Равным образом, и среди православных преп. Максим старался возгревать дух истинной веры и таким образом подготавливать их к борьбе с новой ересью. В Александрии он составил кружок людей, [1289] которых воспитал в полной преданности православию. Эти люди, хотя и не блистали такими познаниями и не обладали таким образованием, как преп. Максим, [1290] однако были строго православны и вполне разделяли убеждения своего ученого руководителя. К этому кружку учеников преп. Максима принадлежали, например, пресвитер Иоанн, [1291] диакон Косьма, [1292] схоластик (т. е. адвокат) [1293] Юлиан и другие, не говоря о двух Анастасиях, учениках и спутниках преподобного. Все эти лица группировались около преп. Максима, оказывали ему поддержку и слушались его как своего вождя. Неудивительно поэтому, что монофелиты прозвали их впоследствии «максимианами». [1294] Это показывало, какую силу уже в то время представлял собой преп. Максим, а то обстоятельство, что имя его так тесно соединялось с партией защитников православия, показывает, что он был самым выдающимся и ревностным поборником веры за все время споров.

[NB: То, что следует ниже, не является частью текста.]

__global__ __launch_bounds__(1024) void head_energy_kernel(
    const float* __restrict__ pre1, const float* __restrict__ W2, float b2, float scale, float shift, float mol_shift,
    const float* __restrict__ atomref, const int* __restrict__ z, const int* __restrict__ mol_ptr,
    int Hd, float* __restrict__ y, float* __restrict__ energy, int mean, float* __restrict__ atom_scale, int act) {
    const int b = blockIdx.x;
    const int n0 = mol_ptr[b], n1 = mol_ptr[b + 1];
    const int wave = threadIdx.x >> 6, lane = threadIdx.x & 63;
    for (int n = n0 + wave; n < n1; n += 16) {
        float s = 0.f;
        for (int k = lane; k < Hd; k += 64) s += act1(pre1[(size_t)n * Hd + k], act) * W2[k];
        s = wave_sum(s);
        if (lane == 0) y[n] = (s + b2) * scale + shift + (atomref ? atomref[z[n]] : 0.f);
    }
    __syncthreads();
    if (wave == 0) {
        float s = 0.f;
        for (int n = n0 + lane; n < n1; n += 64) s += y[n];
        s = wave_sum(s);
        if (lane == 0) energy[b] = ((mean && n1 > n0) ? s / (float)(n1 - n0) : s) + mol_shift;
    }
    if (atom_scale)
        for (int n = n0 + (int)threadIdx.x; n < n1; n += 1024) atom_scale[n] = mean ? 1.0f / (float)(n1 - n0) : 1.0f;
}

__global__ void head_grad_kernel(const float* __restrict__ pre1, const float* __restrict__ W2, float scale,
                                 const float* __restrict__ atom_scale, int N, int Hd, float* __restrict__ gpre1, int act) {
    const size_t idx = (size_t)blockIdx.x * blockDim.x + threadIdx.x;
    if (idx >= (size_t)N * Hd) return;
    const float sc = atom_scale ? scale * atom_scale[idx / Hd] : scale;
    gpre1[idx] = sc * W2[idx % Hd] * dact1(pre1[idx], act);
}

}

static bool bwd_dim_ok_wide(int F) { return F >= 16 && F <= 1024 && gn::is_pow2(F); }

#define GN_SWITCH_LMAX(KERNEL, grid, block, st, ...)                                                   \
    switch (lmax) {                                                                                    \
        case 1: hipLaunchKernelGGL(gn::KERNEL<1>, grid, block, 0, st, __VA_ARGS__); break;             \
        case 2: hipLaunchKernelGGL(gn::KERNEL<2>, grid, block, 0, st, __VA_ARGS__); break;             \
        case 3: hipLaunchKernelGGL(gn::KERNEL<3>, grid, block, 0, st, __VA_ARGS__); break;             \
        default: hipLaunchKernelGGL(gn::KERNEL<4>, grid, block, 0, st, __VA_ARGS__); break;            \
    }

#define GN_SWITCH_LMAX8(KERNEL, grid, block, st, ...)                                                  \
    switch (lmax) {                                                                                    \
        case 1: hipLaunchKernelGGL(gn::KERNEL<1>, grid, block, 0, st, __VA_ARGS__); break;             \
        case 2: hipLaunchKernelGGL(gn::KERNEL<2>, grid, block, 0, st, __VA_ARGS__); break;             \
        case 3: hipLaunchKernelGGL(gn::KERNEL<3>, grid, block, 0, st, __VA_ARGS__); break;             \
        case 4: hipLaunchKernelGGL(gn::KERNEL<4>, grid, block, 0, st, __VA_ARGS__); break;             \
        case 5: hipLaunchKernelGGL(gn::KERNEL<5>, grid, block, 0, st, __VA_ARGS__); break;             \
        case 6: hipLaunchKernelGGL(gn::KERNEL<6>, grid, block, 0, st, __VA_ARGS__); break;             \
        case 7: hipLaunchKernelGGL(gn::KERNEL<7>, grid, block, 0, st, __VA_ARGS__); break;             \
        default: hipLaunchKernelGGL(gn::KERNEL<8>, grid, block, 0, st, __VA_ARGS__); break;            \
    }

<Общий характер догматико-полемической деятельности преп. Максима в Александрии>

Впрочем, надо заметить, что деятельность преп. Максима, направленная к защите православия, по общему своему характеру не носила еще того ярко полемического характера, какой, например, она приняла в «африканский» период его деятельности. Объясняется это тем, что в этот период монофелитство еще не выступило так рельефно, как после, не обнаружило притязаний на всеобщее признание, а главные и самые опасные поборники его, император и столичный иерарх, скрывали еще свое участие в новом религиозном движении. Притом противодействие св. Софрония, как известно, принудило Сергия написать Киру увещание запретить проповедовать о μία ἐνέργεια. Это письмо, вероятно, принес сам св. Софроний в Александрию, [1295] и Кир, очевидно, подчинился решению столичного патриарха. По крайней мере, преп. Максим и того, и другого до 638 г. считал православными епископами, а Сергия — почти столпом православия. [1296] Поэтому за весь период пребывания в Александрии преп. Максим, оставаясь верным обещанию, данному св. Софронием Сергию, не возбуждал прямой полемики против монофелитов. В это время он, главным образом, занимался разбором севирианских заблуждений и опровержением тех принципов, которые привели эту монофизитскую секту к учению о μία ἐνέργεια. [1297]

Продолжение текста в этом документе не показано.